_EXERCISE AIM_. Determine which lines of the records include the word "sqrt", and copy them.

_AVAILABLE DATA_.
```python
class LlamaRunner:
    def __init__(self, config: ModelConfig, device: torch.device,
                 dtype: torch.dtype = torch.bfloat16, seed: int = 0):
        self.cfg = config
        self.device = device
        self.dtype = dtype
        self.scale = 1.0 / math.sqrt(config.head_dim)
        c = config
        if self.device.type == "cuda":
            _load_tuned_gemms()
            torch.cuda.manual_seed_all(seed)

            def w(*shape, std=0.02):
                t = torch.empty(*shape, dtype=torch.float32,
                                device=self.device)
                t.normal_(0.0, std)
                return t.to(dtype)
        else:
            gen = torch.Generator(device="cpu").manual_seed(seed)

            def w(*shape, std=0.02):
                t = torch.empty(*shape, dtype=torch.float32)
                t.normal_(0.0, std, generator=gen)
                return t.to(dtype).to(device)

        out_std = 0.02 / math.sqrt(2 * c.num_layers)
        self.embed = w(c.vocab_size, c.hidden_size)
        self.layers: List[Dict[str, torch.Tensor]] = []
        for _ in range(c.num_layers):
            self.layers.append({
                "input_norm": torch.ones(c.hidden_size, dtype=dtype,
                                         device=device),
                "wqkv": w(c.hidden_size, c.q_size + 2 * c.kv_size),
                "wo": w(c.q_size, c.hidden_size, std=out_std),
                "post_norm": torch.ones(c.hidden_size, dtype=dtype,
                                        device=device),
                **({"q_norm": torch.ones(c.head_dim, dtype=dtype,
                                         device=device),
                    "k_norm": torch.ones(c.head_dim, dtype=dtype,
                                         device=device)}
                   if c.qk_norm else {}),
                "wgate_up": w(c.hidden_size, 2 * c.intermediate_size),
                "wdown": w(c.intermediate_size, c.hidden_size, std=out_std),
            })
        self.final_norm = torch.ones(c.hidden_size, dtype=dtype, device=device)
        self.lm_head = self.embed if c.tie_embeddings else \
            w(c.vocab_size, c.hidden_size)
        self.cos_sin = ops_ref.rope_table(c.max_position, c.head_dim,
                                          c.rope_theta, device=device)

    def weight_bytes(self) -> int:
        total = self.embed.numel() + self.lm_head.numel() + \
            self.final_norm.numel()
        for layer in self.layers:
            total += sum(t.numel() for t in layer.values())
        return total * self.embed.element_size()

    def forward(self, batch: ForwardBatch, kv_pool: torch.Tensor,
                embeddings_out: bool = False,
                kv_scales=None, kv_observer=None) -> torch.Tensor:
        c = self.cfg
        hidden = self.embed[batch.input_ids]
        if batch.embed_rows is not None and batch.embed_rows.numel():
            hidden[batch.embed_rows] = batch.embed_values.to(hidden.dtype)
        residual = None
        pos32 = batch.positions.to(torch.int32)
        for li, layer in enumerate(self.layers):
            if residual is None:
                residual = hidden.clone()
                normed = ops.rmsnorm(hidden, layer["input_norm"], c.rms_eps)
            else:
                normed = ops.rmsnorm(hidden, layer["input_norm"], c.rms_eps,
                                     residual=residual)
            qkv = normed @ layer["wqkv"]
            q, k, v = qkv.split([c.q_size, c.kv_size, c.kv_size], dim=-1)
            T = q.shape[0]
            q = q.view(T, c.num_heads, c.head_dim).contiguous()
            k = k.view(T, c.num_kv_heads, c.head_dim).contiguous()
            v = v.view(T, c.num_kv_heads, c.head_dim).contiguous()
            if c.qk_norm:
                q = ops.rmsnorm(q.view(T * c.num_heads, c.head_dim),
                                layer["q_norm"],
                                c.rms_eps).view(T, c.num_heads, c.head_dim)
                k = ops.rmsnorm(k.view(T * c.num_kv_heads, c.head_dim),
                                layer["k_norm"],
                                c.rms_eps).view(T, c.num_kv_heads,
                                                c.head_dim)
            ops.rope(q, k, self.cos_sin, pos32)
            k_cache = kv_pool[li, 0]
            v_cache = kv_pool[li, 1]
            if kv_observer is not None:
                kv_observer(li, k, v)
            k_scale = v_scale = k_inv = v_inv = None
            if kv_scales is not None:
                k_scale, v_scale, k_inv, v_inv = kv_scales[li]
            ops.reshape_and_cache(k, v, k_cache, v_cache, batch.slot_mapping,
                                  k_inv_scale=k_inv, v_inv_scale=v_inv)
            if batch.is_decode:
                attn = ops.paged_attention(q, k_cache, v_cache,
                                           batch.block_tables, batch.seq_lens,
                                           self.scale,
                                           max_seq_len=batch.max_seq_len,
                                           k_scale=k_scale, v_scale=v_scale)
            else:
                attn = self._prefill_attention(batch, q, k_cache, v_cache,
                                               k_scale, v_scale)
            o = attn.view(T, c.q_size) @ layer["wo"]
            normed2 = ops.rmsnorm(o, layer["post_norm"], c.rms_eps,
                                  residual=residual)
            gate_up = normed2 @ layer["wgate_up"]
            act = ops.silu_mul(gate_up)
            hidden = act @ layer["wdown"]
        final = ops.rmsnorm(hidden, self.final_norm, c.rms_eps,
                            residual=residual)
        if embeddings_out:
            return final
        rows = batch.logit_rows
        sel = final if rows is None else final[rows]
        return sel @ self.lm_head.t()

    def _prefill_attention(self, batch: ForwardBatch, q: torch.Tensor,
                           k_cache: torch.Tensor,
                           v_cache: torch.Tensor,
                           k_scale: Optional[torch.Tensor] = None,
                           v_scale: Optional[torch.Tensor] = None
                           ) -> torch.Tensor:
        c = self.cfg
        if (q.is_cuda and batch.prefill_tiles is not None
                and c.head_dim == 128
                and c.num_heads // c.num_kv_heads in (1, 2, 4, 8)):
# ... 29 lines not shown
```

_RESPONSE FOR THIS EXERCISE_.
        self.scale = 1.0 / math.sqrt(config.head_dim)
        out_std = 0.02 / math.sqrt(2 * c.num_layers)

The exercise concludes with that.